Task statement:
When the word "kABytes" appears in a line of the data below, list that line.

[Dataset excerpts]
Segment Open

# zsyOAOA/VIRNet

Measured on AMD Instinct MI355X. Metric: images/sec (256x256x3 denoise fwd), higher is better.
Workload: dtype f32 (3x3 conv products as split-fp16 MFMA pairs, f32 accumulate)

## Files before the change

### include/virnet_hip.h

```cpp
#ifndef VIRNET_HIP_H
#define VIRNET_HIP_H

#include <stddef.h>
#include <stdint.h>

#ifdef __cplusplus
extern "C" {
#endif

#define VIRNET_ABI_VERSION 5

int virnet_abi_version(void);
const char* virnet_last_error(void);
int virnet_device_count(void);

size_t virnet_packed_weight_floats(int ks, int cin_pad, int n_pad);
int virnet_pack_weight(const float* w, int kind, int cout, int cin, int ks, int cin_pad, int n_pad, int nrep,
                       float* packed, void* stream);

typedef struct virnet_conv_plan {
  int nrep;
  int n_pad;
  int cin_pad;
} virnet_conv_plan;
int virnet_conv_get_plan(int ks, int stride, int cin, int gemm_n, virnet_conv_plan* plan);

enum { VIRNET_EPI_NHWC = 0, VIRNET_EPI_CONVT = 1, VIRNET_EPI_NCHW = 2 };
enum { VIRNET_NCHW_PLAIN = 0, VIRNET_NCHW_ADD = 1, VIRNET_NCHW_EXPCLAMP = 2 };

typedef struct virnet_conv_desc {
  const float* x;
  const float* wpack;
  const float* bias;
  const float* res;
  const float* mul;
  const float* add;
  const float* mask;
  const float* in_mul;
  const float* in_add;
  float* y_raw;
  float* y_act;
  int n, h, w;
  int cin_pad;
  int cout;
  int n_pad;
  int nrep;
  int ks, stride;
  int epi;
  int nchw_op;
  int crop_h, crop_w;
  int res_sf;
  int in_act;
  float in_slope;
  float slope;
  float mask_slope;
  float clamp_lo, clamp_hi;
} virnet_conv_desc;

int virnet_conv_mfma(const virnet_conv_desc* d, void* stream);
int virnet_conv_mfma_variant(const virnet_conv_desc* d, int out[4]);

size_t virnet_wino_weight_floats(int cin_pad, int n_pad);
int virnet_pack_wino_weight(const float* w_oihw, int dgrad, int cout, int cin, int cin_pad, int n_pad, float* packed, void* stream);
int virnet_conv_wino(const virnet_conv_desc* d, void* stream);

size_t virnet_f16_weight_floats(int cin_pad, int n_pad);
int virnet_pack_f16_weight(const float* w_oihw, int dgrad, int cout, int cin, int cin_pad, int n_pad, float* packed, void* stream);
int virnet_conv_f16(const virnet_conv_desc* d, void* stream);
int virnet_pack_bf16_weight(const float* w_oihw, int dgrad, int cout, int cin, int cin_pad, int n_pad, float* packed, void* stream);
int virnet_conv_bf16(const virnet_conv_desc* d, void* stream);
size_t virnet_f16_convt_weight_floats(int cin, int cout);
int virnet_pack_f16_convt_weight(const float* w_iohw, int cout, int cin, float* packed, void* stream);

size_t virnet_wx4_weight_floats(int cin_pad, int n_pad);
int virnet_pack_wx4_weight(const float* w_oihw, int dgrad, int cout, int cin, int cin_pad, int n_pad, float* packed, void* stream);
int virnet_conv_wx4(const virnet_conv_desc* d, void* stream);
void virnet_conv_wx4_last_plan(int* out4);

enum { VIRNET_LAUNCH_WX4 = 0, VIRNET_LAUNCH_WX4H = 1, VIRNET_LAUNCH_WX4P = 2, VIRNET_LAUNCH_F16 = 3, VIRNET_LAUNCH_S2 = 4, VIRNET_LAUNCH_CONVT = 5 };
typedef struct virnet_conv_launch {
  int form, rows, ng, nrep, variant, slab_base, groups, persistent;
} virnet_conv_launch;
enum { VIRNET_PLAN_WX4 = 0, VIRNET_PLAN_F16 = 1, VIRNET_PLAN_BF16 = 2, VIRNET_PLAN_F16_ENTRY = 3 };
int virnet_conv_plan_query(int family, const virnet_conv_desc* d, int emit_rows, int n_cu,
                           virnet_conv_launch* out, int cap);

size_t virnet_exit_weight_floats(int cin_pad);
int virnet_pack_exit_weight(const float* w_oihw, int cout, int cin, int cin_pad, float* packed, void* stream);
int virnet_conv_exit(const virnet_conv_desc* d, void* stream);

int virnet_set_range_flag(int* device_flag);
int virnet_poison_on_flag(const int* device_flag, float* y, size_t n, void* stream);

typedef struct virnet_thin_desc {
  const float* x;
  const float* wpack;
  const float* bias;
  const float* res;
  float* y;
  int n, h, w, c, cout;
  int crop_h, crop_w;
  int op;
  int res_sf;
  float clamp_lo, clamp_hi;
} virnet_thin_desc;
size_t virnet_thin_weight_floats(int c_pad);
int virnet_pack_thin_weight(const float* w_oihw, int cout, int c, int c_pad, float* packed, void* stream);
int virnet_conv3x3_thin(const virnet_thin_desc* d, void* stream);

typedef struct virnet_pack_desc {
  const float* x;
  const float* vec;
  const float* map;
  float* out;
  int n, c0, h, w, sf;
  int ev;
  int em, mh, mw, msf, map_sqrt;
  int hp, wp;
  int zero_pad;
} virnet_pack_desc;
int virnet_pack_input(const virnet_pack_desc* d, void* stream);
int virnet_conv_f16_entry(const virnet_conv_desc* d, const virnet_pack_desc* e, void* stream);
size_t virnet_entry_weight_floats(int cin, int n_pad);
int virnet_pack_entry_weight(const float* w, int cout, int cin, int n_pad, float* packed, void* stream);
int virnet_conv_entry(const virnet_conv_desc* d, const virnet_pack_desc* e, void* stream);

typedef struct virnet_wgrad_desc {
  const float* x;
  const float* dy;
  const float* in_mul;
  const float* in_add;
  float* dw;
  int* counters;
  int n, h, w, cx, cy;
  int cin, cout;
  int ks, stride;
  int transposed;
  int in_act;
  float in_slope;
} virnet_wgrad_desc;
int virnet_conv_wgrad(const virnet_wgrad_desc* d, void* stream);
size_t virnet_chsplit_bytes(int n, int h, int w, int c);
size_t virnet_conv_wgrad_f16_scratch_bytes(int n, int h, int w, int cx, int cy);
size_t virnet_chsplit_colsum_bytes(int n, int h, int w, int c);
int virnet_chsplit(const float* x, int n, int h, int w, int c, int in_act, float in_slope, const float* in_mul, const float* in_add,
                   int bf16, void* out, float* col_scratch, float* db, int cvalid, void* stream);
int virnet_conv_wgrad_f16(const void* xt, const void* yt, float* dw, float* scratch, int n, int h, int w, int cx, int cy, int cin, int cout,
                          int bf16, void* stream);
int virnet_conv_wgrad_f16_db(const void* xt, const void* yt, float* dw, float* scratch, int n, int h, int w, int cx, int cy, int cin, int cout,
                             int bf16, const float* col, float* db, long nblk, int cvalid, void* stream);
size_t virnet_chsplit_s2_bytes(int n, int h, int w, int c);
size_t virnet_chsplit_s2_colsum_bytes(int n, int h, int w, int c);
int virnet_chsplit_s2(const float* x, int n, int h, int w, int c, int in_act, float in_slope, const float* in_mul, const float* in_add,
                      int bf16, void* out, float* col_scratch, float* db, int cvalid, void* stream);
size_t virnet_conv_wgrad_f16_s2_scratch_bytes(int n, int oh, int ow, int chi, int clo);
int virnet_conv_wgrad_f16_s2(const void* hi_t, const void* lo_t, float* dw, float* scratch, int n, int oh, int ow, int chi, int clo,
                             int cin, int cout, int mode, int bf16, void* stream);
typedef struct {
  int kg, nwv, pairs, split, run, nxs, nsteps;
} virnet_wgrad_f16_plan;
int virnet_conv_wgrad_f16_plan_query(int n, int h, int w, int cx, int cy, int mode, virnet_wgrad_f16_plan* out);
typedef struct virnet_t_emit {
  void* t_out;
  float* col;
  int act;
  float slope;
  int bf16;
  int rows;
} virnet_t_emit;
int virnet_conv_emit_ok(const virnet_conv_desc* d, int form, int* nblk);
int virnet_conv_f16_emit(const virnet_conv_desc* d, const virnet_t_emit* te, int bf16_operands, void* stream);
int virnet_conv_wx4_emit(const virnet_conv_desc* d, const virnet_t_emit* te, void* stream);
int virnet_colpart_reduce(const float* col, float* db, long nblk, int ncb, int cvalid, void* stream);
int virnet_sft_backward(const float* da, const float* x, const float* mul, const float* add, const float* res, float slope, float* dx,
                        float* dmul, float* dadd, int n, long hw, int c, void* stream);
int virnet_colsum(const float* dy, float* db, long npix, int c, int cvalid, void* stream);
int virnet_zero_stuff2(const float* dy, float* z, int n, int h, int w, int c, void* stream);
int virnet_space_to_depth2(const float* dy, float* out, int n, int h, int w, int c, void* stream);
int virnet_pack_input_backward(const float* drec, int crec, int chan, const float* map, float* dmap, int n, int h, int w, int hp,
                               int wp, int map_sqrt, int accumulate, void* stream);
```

Segment Closed
Segment Open

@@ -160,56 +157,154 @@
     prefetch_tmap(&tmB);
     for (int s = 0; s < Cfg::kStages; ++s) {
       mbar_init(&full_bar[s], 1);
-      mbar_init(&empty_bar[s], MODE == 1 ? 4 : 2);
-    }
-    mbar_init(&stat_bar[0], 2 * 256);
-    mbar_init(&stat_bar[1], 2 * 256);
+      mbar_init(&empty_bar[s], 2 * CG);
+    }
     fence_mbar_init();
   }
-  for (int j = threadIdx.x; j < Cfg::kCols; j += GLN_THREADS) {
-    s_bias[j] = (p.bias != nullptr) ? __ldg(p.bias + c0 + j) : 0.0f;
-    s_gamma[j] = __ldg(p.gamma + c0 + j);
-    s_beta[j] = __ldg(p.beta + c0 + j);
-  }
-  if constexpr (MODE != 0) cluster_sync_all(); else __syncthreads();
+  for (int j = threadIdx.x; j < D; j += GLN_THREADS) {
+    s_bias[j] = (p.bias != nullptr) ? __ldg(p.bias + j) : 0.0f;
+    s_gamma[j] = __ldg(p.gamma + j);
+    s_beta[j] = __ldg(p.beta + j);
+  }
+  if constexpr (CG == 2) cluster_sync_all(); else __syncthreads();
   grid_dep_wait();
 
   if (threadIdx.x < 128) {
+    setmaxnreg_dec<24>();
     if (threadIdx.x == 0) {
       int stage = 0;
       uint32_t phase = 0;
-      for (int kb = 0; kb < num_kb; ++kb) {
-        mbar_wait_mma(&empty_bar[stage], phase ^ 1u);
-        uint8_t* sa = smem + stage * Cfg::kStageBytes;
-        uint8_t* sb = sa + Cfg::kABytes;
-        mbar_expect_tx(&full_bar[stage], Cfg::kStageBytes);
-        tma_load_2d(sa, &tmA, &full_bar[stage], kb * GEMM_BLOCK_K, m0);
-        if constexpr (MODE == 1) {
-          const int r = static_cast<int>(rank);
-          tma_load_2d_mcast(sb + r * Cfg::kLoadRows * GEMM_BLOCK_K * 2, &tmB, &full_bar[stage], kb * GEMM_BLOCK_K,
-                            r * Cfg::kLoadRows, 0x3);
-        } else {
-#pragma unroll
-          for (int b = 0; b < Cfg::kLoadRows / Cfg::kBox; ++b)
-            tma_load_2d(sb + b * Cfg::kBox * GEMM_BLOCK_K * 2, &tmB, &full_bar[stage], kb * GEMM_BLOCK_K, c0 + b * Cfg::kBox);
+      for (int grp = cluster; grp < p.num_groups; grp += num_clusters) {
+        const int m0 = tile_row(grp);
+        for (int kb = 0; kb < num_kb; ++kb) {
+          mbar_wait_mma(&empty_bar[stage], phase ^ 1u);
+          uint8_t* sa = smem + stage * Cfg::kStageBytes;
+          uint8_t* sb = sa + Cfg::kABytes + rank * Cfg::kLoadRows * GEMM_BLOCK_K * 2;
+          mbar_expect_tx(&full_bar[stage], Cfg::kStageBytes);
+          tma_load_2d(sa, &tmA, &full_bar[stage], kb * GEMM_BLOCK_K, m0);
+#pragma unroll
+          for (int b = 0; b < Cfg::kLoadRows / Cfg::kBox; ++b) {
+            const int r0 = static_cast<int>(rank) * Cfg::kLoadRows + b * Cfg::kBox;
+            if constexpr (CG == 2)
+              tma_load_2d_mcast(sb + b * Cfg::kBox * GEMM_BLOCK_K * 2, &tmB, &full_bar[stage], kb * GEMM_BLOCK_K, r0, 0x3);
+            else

Segment Closed

Answer to this problem:
-        uint8_t* sb = sa + Cfg::kABytes;
+          uint8_t* sb = sa + Cfg::kABytes + rank * Cfg::kLoadRows * GEMM_BLOCK_K * 2;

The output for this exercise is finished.